# Is it a 6 volt or 12 volt



## grif_5 (May 15, 2011)

A week before our big festival in West Liberty, and I pulled out another tractor today (couldn't help me self). It was being restored by my Uncle when he passed away over 10 yrs ago, so I don't know how long it has sat. I checked all the fluids, but am having a brain fart. I can't tell if it's 6 volt, or if he converted it to 12 volt. None of the electronic parts have any markings on them. I want to try it soon, but don;t know what battery to use. I almost put a 6 volt in to try it, but noticed one of the battery cables looked smaller than a 6 volt cable. Is there a way to check or something that would just give it away, whether its 6 or 12.
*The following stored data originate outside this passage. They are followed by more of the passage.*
# jy2k/Kubeflow-v2-distributed-pytorch

Measured on AMD Instinct MI355X. Metric: samples/sec (whole node) task.py DDP at 1/2/4/8 MI355X; scaling efficiency, higher is better.
Workload: dtype bf16; 1 GPU; model=resnet50, global_batch=256, image_size=224, batch_per_gpu=256, parallelism=dp1, impl=mipipe, optimizer=SGD(lr=0.1,momentum=0.9,wd=1e-4), hip_graph=True, deterministic=False, force_reduce=False, comm_dtype=fp32, native_reducer=False

## Files before the change

### csrc/bindings.cpp

```cpp
#include <torch/extension.h>

#include <unordered_map>

#include "bind/common.hpp"

using namespace mipipe_bind;

namespace {

void check_conv_buf_bytes(const mipipe::ConvShape& s, bool f32, const char* what) {
  if (f32) return;
  const int64_t lim = (1ll << 31) - (1ll << 24);
  TORCH_CHECK((int64_t)s.N * s.H * s.W * s.Ci * 2 < lim && (int64_t)s.N * s.Ho * s.Wo * s.Co * 2 < lim,
              "bf16 ", what, " tensors beyond 2 GiB are not supported");
}

mipipe::ConvShape make_conv_shape(int64_t N, int64_t H, int64_t W, int64_t Ci, int64_t Co, int KH,
                                  int KW, int stride, int pad, int stride_w, int pad_w, bool f32) {
  mipipe::ConvShape s;
  s.N = (int)N; s.H = (int)H; s.W = (int)W; s.Ci = (int)Ci;
  s.Co = (int)Co; s.KH = KH; s.KW = KW; s.stride = stride; s.pad = pad;
  s.stride_w = stride_w > 0 ? stride_w : 0;
  s.pad_w = pad_w >= 0 ? pad_w : -1;
  s.f32 = f32;
// ... 277 lines not shown
      mipipe::conv_fwd_infer(x.data_ptr(), w.data_ptr(), ys.data_ptr(), s, stream(), scp, shp, rp,
                             relu, c, wsp(ws));
    });
  }
  Tensor ws = split_ws(mipipe::conv_fwd_split_ws_elems(s, cfg), x);
  mipipe::conv_fwd_infer(x.data_ptr(), w.data_ptr(), y.data_ptr(), s, stream(), scp, shp, rp, relu,
                         cfg, wsp(ws));
  return y;
}

Tensor conv_dgrad(Tensor dy, Tensor w, std::vector<int64_t> x_shape, int stride, int pad,
                  optional<Tensor> addend, optional<Tensor> bn_y, optional<Tensor> bn_mean,
                  optional<Tensor> bn_invstd, optional<Tensor> bn_scale, optional<Tensor> bn_bias,
                  optional<Tensor> bn_rep, optional<Tensor> bn_z, int pad_w, int cfg,
                  optional<Tensor> bn_mask, optional<Tensor> bn_y2, optional<Tensor> bn_mean2,
                  optional<Tensor> bn_invstd2, optional<Tensor> wflip_pre) {
  check_act(dy, "dy");
  check_same(w, dy, "w");
  c10::DeviceGuard g(dy.device());
  TORCH_CHECK(x_shape.size() == 4, "x_shape must be [N,H,W,Ci]");
  const auto s = make_conv_shape(x_shape[0], x_shape[1], x_shape[2], x_shape[3], w.size(0),
                                 (int)w.size(1), (int)w.size(2), stride, pad, 0, pad_w, is_f32(dy));
  TORCH_CHECK(w.size(3) == s.Ci, "weight/input channel mismatch");
  const int pw = pad_w >= 0 ? pad_w : pad;
  TORCH_CHECK(dy.size(0) == s.N && dy.size(1) == s.Ho && dy.size(2) == s.Wo && dy.size(3) == s.Co,
              "dy shape does not match the convolution");
  TORCH_CHECK(s.Ci % 8 == 0 && s.Co % 8 == 0, "conv dgrad needs Ci, Co % 8 == 0");
  TORCH_CHECK(dy.numel() < (1ll << 31), "conv dgrad dy too large for 32-bit gather offsets");
  check_conv_buf_bytes(s, s.f32, "conv dgrad");
  TORCH_CHECK(s.pad < s.KH && pw < s.KW, "conv dgrad expects padding < kernel size");
  auto dx = torch::empty({s.N, s.H, s.W, s.Ci}, dy.options());
// ... 6 lines not shown
    if (wflip_pre.has_value() && mipipe::dgrad_preflip_ok(s)) {
      check_same(*wflip_pre, w, "wflip_pre");
      TORCH_CHECK(wflip_pre->numel() == w.numel() && wflip_pre->is_contiguous(),
                  "wflip_pre must match w's size");
      wfp = wflip_pre->data_ptr();
      preflipped = true;
    } else {
      wflip = torch::empty({(int64_t)s.Ci * s.KH * s.KW * s.Co}, w.options());
      wfp = wflip.data_ptr();
    }
  }
  mipipe::DgradFusion fz;
  bool any = false;
  if (addend.has_value()) {
    check_same(*addend, dy, "addend");
    TORCH_CHECK(addend->sizes() == dx.sizes(), "addend must match dx");
    fz.addend = addend->data_ptr();
    any = true;
  }
  if (bn_rep.has_value()) {
    TORCH_CHECK(bn_y.has_value() && bn_mean.has_value() && bn_invstd.has_value() &&
                bn_scale.has_value() && bn_bias.has_value(), "BN fusion needs y/mean/invstd/scale/bias");
    check_same(*bn_y, dy, "bn_y");
    TORCH_CHECK(bn_y->sizes() == dx.sizes(), "bn_y must match dx");
    check_vec(*bn_mean, s.Ci, "bn_mean");
    check_vec(*bn_invstd, s.Ci, "bn_invstd");
    check_vec(*bn_scale, s.Ci, "bn_scale");
    check_vec(*bn_bias, s.Ci, "bn_bias");
    check_f32(*bn_rep, "bn_rep");
    TORCH_CHECK(bn_rep->numel() == 3ll * mipipe::kStatReplicas * s.Ci, "bn_rep must be [3,R,Ci]");
    for (const Tensor* t : {&*bn_mean, &*bn_invstd, &*bn_scale, &*bn_bias})
      TORCH_CHECK(reinterpret_cast<uintptr_t>(t->data_ptr()) % 16 == 0,
                  "BN fusion vectors must be 16-byte aligned (the epilogue reads them as float4)");
// ... 1572 lines not shown
  m.attr("BN_ROW_ITERS") = mipipe::kBnRowIters;
  m.attr("DET_CHUNK_ROWS") = mipipe::kDetChunkRows;
  m.def("bn_bwd_reduce_blocks", [](int64_t M, int64_t C) {
    TORCH_CHECK(M >= 0 && C >= 8 && C % 8 == 0, "bn_bwd_reduce_blocks: M >= 0, C % 8 == 0");
    return mipipe::bn_bwd_reduce_blocks((long)M, (int)C);
  });
  m.def("bn_apply_u", []() { return mipipe::bn_apply_u(); });
  m.def("conv_dgrad", &conv_dgrad, py::arg("dy"), py::arg("w"), py::arg("x_shape"),
        py::arg("stride"), py::arg("pad"), py::arg("addend") = py::none(),
        py::arg("bn_y") = py::none(), py::arg("bn_mean") = py::none(),
        py::arg("bn_invstd") = py::none(), py::arg("bn_scale") = py::none(),
        py::arg("bn_bias") = py::none(), py::arg("bn_rep") = py::none(),
        py::arg("bn_z") = py::none(), py::arg("pad_w") = -1, py::arg("cfg") = -1,
        py::arg("bn_mask") = py::none(), py::arg("bn_y2") = py::none(),
        py::arg("bn_mean2") = py::none(), py::arg("bn_invstd2") = py::none(),
        py::arg("wflip_pre") = py::none());
  m.def("dgrad_preflip_ok", [](std::vector<int64_t> x_shape, std::vector<int64_t> w_shape,
                               int stride, int pad) {
    return mipipe::dgrad_preflip_ok(make_conv_shape(x_shape[0], x_shape[1], x_shape[2], x_shape[3],
                                                    w_shape[0], (int)w_shape[1], (int)w_shape[2],
                                                    stride, pad, 0, -1, false));
  });
  m.def("bn_bwd_collect", &bn_bwd_collect, py::arg("rep"), py::arg("C"),
        py::arg("dgamma") = py::none(), py::arg("dbeta") = py::none());
  m.def("conv_wgrad", &conv_wgrad, py::arg("dy"), py::arg("x"), py::arg("kh"), py::arg("kw"),
        py::arg("stride"), py::arg("pad"), py::arg("out") = py::none(), py::arg("stride_w") = 0,
        py::arg("pad_w") = -1, py::arg("cfg") = -1, py::arg("col_rep") = py::none(),
        py::arg("col_out") = py::none(), py::arg("col_dgamma") = py::none(),
        py::arg("col_dbeta") = py::none(), py::arg("col_two") = false,
        py::arg("col_dgamma2") = py::none(), py::arg("col_dbeta2") = py::none(),
        py::arg("in_scale") = py::none(), py::arg("in_bias") = py::none());
// ... 149 lines not shown
```

### csrc/kernels/conv_common.hpp

```cpp
#pragma once
#include "epilogue.hpp"
#include "gemm_pp.hpp"
#include "launchers.hpp"

namespace mipipe {
namespace gk {

static __device__ __attribute__((aligned(64))) uint4 g_conv_zero[8];

template <int BM_, int BN_, int NS_, int WM_, int WN_, bool PP_ = false>
struct Tile {
  static constexpr int BM = BM_, BN = BN_, NS = NS_, WM = WM_, WN = WN_;
  static constexpr int NW = WM * WN;
  static constexpr int THREADS = 64 * NW;
  static constexpr bool PP = PP_;
};

typedef Tile<128, 128, 2, 2, 2> T0;
typedef Tile<128, 128, 1, 2, 2> T1;
typedef Tile<128, 64, 2, 2, 2> T2;
typedef Tile<256, 128, 2, 4, 2> T3;
typedef Tile<256, 128, 3, 4, 2> T4;
typedef Tile<128, 256, 2, 2, 4> T5;
typedef Tile<256, 256, 2, 4, 2> T6;
// ... 109 lines not shown
  if (std::is_same<T, float>::value && f32_stages<C::BM, C::BN>() == 2) return 1;
  return C::NW == 8 ? (C::BM * C::BN <= 128 * 128 ? 2 : 1)
                    : ((C::NS == 1 && !std::is_same<T, float>::value) ? 3 : 2);
}
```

It's a 1949 Allis Chalmers WD


----------



## Hoodoo Valley (Nov 14, 2006)

Well, does it have a generator or alternator? 6 volt systems usually have larger cables than 12 volt systems. Someone might have a better suggestion, but if you were to pull start it and then test the output of the charging system....... but if it has an alternator it's 12 volt, however, if it still has the generator, it could well be still 6 volt.


----------



## grif_5 (May 15, 2011)

I got it figured out. I took the coil out and could barely read a 6V on it. I got it running, though not smooth yet. I need to adjust the carb, and mess with a couple other things. The cables are wrong, so I will need to change those. Thanks though, we have some other tractors that I might have to do that test on. I figured up that we have around 30 tractors. 10 are parts tractors, that have sat out, 10 that we have worked on and got running, and 10 more just waiting to for us to get to them. Then we have about 15 gas engines, some trucks, cars and misc stuff. Anyway, It's fun but we have to gather a lot of infomation, so anything we find out or hear about helps!!!


----------



## grif_5 (May 15, 2011)

Just another question... How do you test the output of a charging system to make sure its working and charging a battery when running. I have a multimeter for testing outputs and things like that. Can I use one of those and where would I put it to test


----------



## Larry in OK (Jul 22, 2010)

With the engine running measure across your battery terminals. Should see better than 12 VDC or 6VDC for a 6 volt system with it running probably in the range of 14 V for a 12 system and 8 or better for a 6 volt.


----------



## grif_5 (May 15, 2011)

Thank you for the information!!!


----------



## oldtom (Oct 23, 2010)

grif_5 said:


> I got it figured out. I took the coil out and could barely read a 6V on it. I got it running, though not smooth yet. I need to adjust the carb, and mess with a couple other things. The cables are wrong, so I will need to change those. Thanks though, we have some other tractors that I might have to do that test on. I figured up that we have around 30 tractors. 10 are parts tractors, that have sat out, 10 that we have worked on and got running, and 10 more just waiting to for us to get to them. Then we have about 15 gas engines, some trucks, cars and misc stuff. Anyway, It's fun but we have to gather a lot of infomation, so anything we find out or hear about helps!!![ you say the cable where wrong ?which ones the two to the coil ?+.- older equipment was earth to + on the battery


----------



## oldtom (Oct 23, 2010)

grif_5 said:


> Just another question... How do you test the output of a charging system to make sure its working and charging a battery when running. I have a multimeter for testing outputs and things like that. Can I use one of those and where would I put it to test


 put + lead on out put of alt 7gen and _ on pos+ of battery use teat light on + for a load read out put on meter. bring rpm to 3/4 engine speed


----------



## OKtractors (Nov 23, 2016)

Can't tell if my tractor is a 6v or 12v


----------



## pogobill (Jan 31, 2012)

Does it have a battery in it? If so, count the battery caps and multiply by two. 3 caps = 6 volts.


----------